Exercise brief: For the entries below, repeat exactly each line starting with the one that contains "const int c" and going on through the one that contains "#define VV_DIRECT_FILL32(PITCH, C0)", and no others.

Supplied material:
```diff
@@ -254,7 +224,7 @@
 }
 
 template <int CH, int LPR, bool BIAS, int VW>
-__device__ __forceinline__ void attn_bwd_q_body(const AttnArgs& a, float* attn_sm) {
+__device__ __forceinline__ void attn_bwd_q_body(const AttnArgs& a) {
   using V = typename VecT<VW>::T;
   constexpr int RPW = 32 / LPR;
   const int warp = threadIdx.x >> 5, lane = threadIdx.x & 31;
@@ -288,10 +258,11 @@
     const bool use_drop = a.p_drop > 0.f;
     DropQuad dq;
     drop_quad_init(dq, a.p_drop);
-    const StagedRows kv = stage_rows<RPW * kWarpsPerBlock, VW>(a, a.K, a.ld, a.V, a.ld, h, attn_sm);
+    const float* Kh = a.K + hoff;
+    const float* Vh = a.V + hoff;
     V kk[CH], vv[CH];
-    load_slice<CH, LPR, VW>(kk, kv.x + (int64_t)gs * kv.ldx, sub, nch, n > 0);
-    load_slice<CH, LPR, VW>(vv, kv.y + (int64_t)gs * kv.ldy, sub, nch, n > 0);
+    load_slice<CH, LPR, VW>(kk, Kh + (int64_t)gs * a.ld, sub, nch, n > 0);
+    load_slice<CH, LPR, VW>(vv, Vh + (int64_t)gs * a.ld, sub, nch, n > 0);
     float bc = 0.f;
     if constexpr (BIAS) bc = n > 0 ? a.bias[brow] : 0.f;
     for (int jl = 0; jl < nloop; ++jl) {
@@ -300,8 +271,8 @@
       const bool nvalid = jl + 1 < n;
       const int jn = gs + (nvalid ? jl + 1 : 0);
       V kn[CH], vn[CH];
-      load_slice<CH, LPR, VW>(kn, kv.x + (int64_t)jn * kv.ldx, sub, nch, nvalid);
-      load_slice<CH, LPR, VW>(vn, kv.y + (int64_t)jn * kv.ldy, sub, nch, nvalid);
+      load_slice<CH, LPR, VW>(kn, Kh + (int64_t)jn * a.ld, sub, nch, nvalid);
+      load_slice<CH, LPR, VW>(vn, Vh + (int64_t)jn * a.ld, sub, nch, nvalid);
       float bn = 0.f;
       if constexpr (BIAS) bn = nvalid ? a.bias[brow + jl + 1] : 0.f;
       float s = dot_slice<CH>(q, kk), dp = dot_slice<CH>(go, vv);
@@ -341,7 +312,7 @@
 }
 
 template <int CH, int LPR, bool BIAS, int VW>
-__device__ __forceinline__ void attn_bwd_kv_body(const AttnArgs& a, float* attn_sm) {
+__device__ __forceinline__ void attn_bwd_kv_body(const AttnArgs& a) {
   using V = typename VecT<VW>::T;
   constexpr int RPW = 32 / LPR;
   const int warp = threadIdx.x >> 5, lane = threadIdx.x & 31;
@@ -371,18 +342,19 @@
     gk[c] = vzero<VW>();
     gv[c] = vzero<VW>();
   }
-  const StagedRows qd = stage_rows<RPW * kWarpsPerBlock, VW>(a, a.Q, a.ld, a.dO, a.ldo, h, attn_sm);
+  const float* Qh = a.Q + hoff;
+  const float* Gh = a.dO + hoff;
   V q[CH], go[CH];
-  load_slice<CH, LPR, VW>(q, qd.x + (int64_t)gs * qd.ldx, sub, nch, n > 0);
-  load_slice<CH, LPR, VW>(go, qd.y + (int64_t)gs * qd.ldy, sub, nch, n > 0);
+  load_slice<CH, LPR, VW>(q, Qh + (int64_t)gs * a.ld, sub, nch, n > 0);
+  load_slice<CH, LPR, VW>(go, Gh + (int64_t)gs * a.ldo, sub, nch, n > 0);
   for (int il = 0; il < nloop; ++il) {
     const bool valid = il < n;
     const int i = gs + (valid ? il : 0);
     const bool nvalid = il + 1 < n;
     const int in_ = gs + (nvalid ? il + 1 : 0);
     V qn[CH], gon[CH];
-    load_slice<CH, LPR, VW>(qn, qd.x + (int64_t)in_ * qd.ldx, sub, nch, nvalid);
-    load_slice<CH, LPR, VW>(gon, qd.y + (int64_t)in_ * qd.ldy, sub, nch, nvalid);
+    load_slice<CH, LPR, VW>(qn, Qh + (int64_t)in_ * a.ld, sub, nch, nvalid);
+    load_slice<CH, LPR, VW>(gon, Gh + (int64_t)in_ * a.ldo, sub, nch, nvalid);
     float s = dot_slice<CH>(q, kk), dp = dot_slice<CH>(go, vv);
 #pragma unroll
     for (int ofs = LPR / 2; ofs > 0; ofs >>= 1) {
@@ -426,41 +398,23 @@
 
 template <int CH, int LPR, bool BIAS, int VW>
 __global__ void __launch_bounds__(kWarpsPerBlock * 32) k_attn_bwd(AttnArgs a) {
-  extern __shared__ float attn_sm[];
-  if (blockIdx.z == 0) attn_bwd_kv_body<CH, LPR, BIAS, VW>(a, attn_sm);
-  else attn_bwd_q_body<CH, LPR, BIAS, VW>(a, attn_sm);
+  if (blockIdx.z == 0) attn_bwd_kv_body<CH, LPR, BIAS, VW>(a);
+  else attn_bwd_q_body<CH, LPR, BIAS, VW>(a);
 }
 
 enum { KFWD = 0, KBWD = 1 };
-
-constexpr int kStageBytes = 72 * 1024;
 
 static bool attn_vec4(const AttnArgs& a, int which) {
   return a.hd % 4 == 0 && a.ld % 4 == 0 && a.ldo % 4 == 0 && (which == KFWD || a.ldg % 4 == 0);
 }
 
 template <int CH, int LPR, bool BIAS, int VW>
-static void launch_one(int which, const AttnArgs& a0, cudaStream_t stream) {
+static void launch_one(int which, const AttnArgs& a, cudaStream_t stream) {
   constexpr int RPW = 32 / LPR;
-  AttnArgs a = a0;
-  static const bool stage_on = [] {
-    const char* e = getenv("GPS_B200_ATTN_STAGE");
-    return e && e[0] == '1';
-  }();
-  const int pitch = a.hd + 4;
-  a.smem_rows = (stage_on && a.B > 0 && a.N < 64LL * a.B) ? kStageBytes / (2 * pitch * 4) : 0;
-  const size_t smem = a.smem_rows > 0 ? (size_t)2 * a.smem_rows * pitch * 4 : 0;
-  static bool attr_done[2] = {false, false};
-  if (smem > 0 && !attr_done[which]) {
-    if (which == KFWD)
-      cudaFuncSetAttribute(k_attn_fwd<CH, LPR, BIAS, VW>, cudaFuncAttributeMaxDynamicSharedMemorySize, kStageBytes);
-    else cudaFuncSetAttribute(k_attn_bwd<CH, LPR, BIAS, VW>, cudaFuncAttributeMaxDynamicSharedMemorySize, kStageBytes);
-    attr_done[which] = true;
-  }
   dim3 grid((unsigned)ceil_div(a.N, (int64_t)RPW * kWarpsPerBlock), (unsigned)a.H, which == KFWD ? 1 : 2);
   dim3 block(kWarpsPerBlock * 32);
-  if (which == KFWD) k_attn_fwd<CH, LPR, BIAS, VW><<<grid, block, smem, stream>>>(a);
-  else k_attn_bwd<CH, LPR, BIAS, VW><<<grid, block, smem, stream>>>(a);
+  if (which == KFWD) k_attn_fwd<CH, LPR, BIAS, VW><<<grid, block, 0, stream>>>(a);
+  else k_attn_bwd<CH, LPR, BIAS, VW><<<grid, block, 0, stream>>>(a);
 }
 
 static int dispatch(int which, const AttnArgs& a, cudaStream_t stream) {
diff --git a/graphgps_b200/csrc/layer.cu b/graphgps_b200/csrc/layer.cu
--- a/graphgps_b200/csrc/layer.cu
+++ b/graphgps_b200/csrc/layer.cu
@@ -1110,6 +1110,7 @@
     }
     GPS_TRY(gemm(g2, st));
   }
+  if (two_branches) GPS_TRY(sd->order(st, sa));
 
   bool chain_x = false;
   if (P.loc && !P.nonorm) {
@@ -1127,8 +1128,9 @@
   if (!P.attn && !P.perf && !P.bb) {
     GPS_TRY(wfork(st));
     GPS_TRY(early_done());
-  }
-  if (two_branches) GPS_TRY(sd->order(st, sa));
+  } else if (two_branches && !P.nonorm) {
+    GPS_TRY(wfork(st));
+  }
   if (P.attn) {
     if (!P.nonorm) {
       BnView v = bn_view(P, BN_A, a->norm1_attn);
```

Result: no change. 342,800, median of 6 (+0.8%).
---
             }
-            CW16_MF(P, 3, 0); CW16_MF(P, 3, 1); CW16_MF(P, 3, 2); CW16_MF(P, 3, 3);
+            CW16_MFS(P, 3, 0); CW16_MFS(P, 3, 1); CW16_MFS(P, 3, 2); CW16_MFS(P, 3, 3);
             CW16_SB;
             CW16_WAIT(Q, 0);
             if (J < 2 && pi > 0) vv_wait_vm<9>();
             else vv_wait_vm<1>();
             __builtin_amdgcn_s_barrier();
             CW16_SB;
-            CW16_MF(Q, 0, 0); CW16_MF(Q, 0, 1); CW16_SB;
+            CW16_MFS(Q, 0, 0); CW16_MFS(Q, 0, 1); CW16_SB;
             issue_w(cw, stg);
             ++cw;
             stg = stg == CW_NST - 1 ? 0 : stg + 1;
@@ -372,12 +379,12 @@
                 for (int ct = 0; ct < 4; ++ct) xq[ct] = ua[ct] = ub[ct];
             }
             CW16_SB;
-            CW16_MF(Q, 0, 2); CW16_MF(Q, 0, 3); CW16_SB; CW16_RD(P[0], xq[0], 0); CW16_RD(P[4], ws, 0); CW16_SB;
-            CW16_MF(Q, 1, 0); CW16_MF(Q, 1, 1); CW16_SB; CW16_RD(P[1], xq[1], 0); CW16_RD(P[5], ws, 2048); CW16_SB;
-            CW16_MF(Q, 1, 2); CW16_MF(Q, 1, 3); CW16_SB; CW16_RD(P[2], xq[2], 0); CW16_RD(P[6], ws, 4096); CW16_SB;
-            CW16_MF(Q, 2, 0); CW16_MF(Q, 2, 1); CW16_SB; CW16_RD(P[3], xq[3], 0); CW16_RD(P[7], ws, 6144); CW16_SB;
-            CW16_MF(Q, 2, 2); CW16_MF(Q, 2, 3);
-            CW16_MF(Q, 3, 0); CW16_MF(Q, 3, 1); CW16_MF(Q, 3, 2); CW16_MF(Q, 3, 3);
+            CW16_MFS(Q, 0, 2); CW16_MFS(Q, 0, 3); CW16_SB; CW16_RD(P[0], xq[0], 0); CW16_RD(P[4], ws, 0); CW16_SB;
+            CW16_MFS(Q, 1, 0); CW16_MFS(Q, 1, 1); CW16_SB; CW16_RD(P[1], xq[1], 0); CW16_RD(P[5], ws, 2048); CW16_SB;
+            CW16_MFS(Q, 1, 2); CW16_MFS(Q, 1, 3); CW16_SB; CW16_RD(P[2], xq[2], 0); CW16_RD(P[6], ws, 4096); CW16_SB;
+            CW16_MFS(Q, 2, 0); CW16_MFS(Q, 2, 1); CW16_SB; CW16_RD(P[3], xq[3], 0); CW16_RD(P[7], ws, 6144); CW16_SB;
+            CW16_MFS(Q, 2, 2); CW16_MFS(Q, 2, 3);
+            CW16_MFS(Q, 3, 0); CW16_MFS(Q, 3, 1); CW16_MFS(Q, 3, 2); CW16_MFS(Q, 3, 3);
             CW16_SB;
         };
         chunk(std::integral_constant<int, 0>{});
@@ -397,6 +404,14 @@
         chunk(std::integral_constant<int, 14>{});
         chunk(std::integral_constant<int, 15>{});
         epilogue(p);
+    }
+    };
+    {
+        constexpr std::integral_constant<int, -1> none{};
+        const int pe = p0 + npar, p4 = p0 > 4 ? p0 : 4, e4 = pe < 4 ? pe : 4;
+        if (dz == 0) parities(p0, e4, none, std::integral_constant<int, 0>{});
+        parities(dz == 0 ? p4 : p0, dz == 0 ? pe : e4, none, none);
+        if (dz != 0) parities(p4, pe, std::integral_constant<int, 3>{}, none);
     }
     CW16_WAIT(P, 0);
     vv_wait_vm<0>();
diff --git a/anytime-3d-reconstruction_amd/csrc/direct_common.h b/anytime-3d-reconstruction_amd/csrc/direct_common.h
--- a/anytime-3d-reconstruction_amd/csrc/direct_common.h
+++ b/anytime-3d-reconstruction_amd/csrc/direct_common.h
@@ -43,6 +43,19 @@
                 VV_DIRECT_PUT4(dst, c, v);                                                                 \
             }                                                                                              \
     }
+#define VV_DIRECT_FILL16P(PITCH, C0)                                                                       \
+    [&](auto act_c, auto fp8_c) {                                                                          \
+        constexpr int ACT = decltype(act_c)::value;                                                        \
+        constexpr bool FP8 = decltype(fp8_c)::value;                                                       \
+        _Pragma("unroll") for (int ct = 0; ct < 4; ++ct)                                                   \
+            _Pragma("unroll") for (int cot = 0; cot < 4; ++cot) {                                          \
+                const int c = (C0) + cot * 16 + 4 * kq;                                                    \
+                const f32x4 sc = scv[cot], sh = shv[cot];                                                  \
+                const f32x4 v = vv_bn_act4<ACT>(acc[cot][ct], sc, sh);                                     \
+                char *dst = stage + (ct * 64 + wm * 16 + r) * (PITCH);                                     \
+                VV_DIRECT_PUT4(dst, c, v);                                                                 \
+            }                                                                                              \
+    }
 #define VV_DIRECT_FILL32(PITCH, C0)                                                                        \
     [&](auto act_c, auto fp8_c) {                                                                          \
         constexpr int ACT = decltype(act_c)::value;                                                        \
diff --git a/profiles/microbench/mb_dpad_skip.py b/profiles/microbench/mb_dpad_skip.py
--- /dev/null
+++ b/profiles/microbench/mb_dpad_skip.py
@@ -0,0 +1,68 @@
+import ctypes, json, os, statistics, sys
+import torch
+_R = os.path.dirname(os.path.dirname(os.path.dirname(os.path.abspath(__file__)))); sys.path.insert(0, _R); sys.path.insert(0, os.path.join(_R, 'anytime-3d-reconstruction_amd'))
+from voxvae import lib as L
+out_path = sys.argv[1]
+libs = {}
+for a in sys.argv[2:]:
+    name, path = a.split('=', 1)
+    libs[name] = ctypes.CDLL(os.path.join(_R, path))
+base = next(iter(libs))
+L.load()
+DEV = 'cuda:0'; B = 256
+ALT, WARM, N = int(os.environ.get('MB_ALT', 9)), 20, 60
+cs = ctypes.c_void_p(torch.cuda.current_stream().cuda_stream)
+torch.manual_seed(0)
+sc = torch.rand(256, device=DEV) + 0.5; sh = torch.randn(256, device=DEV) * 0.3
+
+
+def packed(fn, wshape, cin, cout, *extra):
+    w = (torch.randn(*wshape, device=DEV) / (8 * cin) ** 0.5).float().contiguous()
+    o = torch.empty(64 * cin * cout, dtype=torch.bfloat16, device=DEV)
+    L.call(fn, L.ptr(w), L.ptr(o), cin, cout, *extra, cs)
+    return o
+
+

Task response:
+                const int c = (C0) + cot * 16 + 4 * kq;                                                    \
+                const f32x4 sc = scv[cot], sh = shv[cot];                                                  \
+                const f32x4 v = vv_bn_act4<ACT>(acc[cot][ct], sc, sh);                                     \
+                char *dst = stage + (ct * 64 + wm * 16 + r) * (PITCH);                                     \
+                VV_DIRECT_PUT4(dst, c, v);                                                                 \
+            }                                                                                              \
+    }
 #define VV_DIRECT_FILL32(PITCH, C0)                                                                        \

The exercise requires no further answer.